Reverse engineering allows catching a glimpse of the future without having to
wait for launch events or press releases.

Often times, this kind of scoops could be beneficial to companies. Product
teams at companies could look at public opinions and take that into the
consideration of product decision. It functions similarly to "focus groups" or
"soft launch", except it's free. According to my profile on CNN, a Twitter
spokesperson mentioned [0]:

> the platform wants its users to be part of the process, and these types of
> discoveries help it learn

That's not to say companies encourage users to reverse engineer their apps.
However, if they make it completely impossible to find any unreleased features
whatsoever, it will kill off this free channel of unofficially gathering
public opinions (or hype) before launch.

It is understandable there are competitors out there in reality. Getting
better at hiding tests and under-development features could help preventing
the competitors from knowing the company's upcoming strategies.
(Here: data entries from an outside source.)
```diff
+      atomicAdd(&gg_sweeps5[0], (unsigned long long)sw0_); atomicAdd(&gg_sweeps5[1], 1ull);
+      if (ng_ + no_) { atomicAdd(&gg_sweeps5[2], 1ull); atomicAdd(&gg_sweeps5[2 + (ex_ < 4 ? ex_ : 4)], 1ull); }
+      atomicAdd(&gg_sweeps5[7], (unsigned long long)ng_); atomicAdd(&gg_sweeps5[8], (unsigned long long)no_);
+      atomicAdd(&gg_sweeps5[9], (unsigned long long)ex_);
+    } }
+#endif
+  return cnt;
 }
 
 #ifdef GG_AB_P3
diff --git a/gymgo_amd/csrc/gg_v5_kernel.h b/gymgo_amd/csrc/gg_v5_kernel.h
--- a/gymgo_amd/csrc/gg_v5_kernel.h
+++ b/gymgo_amd/csrc/gg_v5_kernel.h
@@ -438,16 +438,21 @@
             }
           }
           GG_PROF(1);
-          uint32_t open = 0;
-          flood_jobs<R, true>(m, mrev, f, res, isG != 0u, mm, open);
-          GG_PROF(2);
-          cnt = job_liberties<R>(res, ot, m);
-          const bool unsettled = have && open != 0u && cnt < 2u;
-          if (__ballot(unsettled)) {
-#pragma unroll
-            for (int r = 0; r < R; ++r) f[r] = (r & 1) ? __brev(res[r]) : res[r];
-            flood_jobs<R, false>(m, mrev, f, res, unsettled, mm, open);
+          if constexpr (R == 19) {
+            cnt = flood_jobs<R>(m, mrev, f, res, ot, mm, isG != 0u, have);
+            GG_PROF(2);
+          } else {
+            uint32_t open = 0;
+            flood_jobs_restart<R, true>(m, mrev, f, res, isG != 0u, mm, open);
+            GG_PROF(2);
             cnt = job_liberties<R>(res, ot, m);
+            const bool unsettled = have && open != 0u && cnt < 2u;
+            if (__ballot(unsettled)) {
+#pragma unroll
+              for (int r = 0; r < R; ++r) f[r] = (r & 1) ? __brev(res[r]) : res[r];
+              flood_jobs_restart<R, false>(m, mrev, f, res, unsettled, mm, open);
+              cnt = job_liberties<R>(res, ot, m);
+            }
           }
         }
         const uint32_t lib2 = cnt < 2u ? cnt : 2u;
```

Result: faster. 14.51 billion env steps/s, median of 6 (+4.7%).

To hide or to not hide, they both have pros and cons. It really comes down to
how companies balance their priorities. If their priority is to hide
everything until launch, even if it means getting rid of the free QA and focus
groups, go for it.

I personally hope companies will choose the transparent route rather than
being a sealed black box. I believe users deserve to know what is changed in
the apps installed on their own phones. Being more specific than the vague
"bug fixes and improvements" will provide a sense of assurance to users.

[0]: [https://www.cnn.com/2019/03/22/tech/jane-wong-app-
features/i...](https://www.cnn.com/2019/03/22/tech/jane-wong-app-
features/index.html)

------
AznHisoka
“she faced a Twitter storm of comments saying that she was purposefully
manipulating the market for her own profit.”

If they were fabricated screenshots or leaked press releases then they might
have a case. But if these companies really didnt want these features to be
leaked, then they should have done a better job of securing them. Is it really
that hard? It wasnt like this was a rogue employee!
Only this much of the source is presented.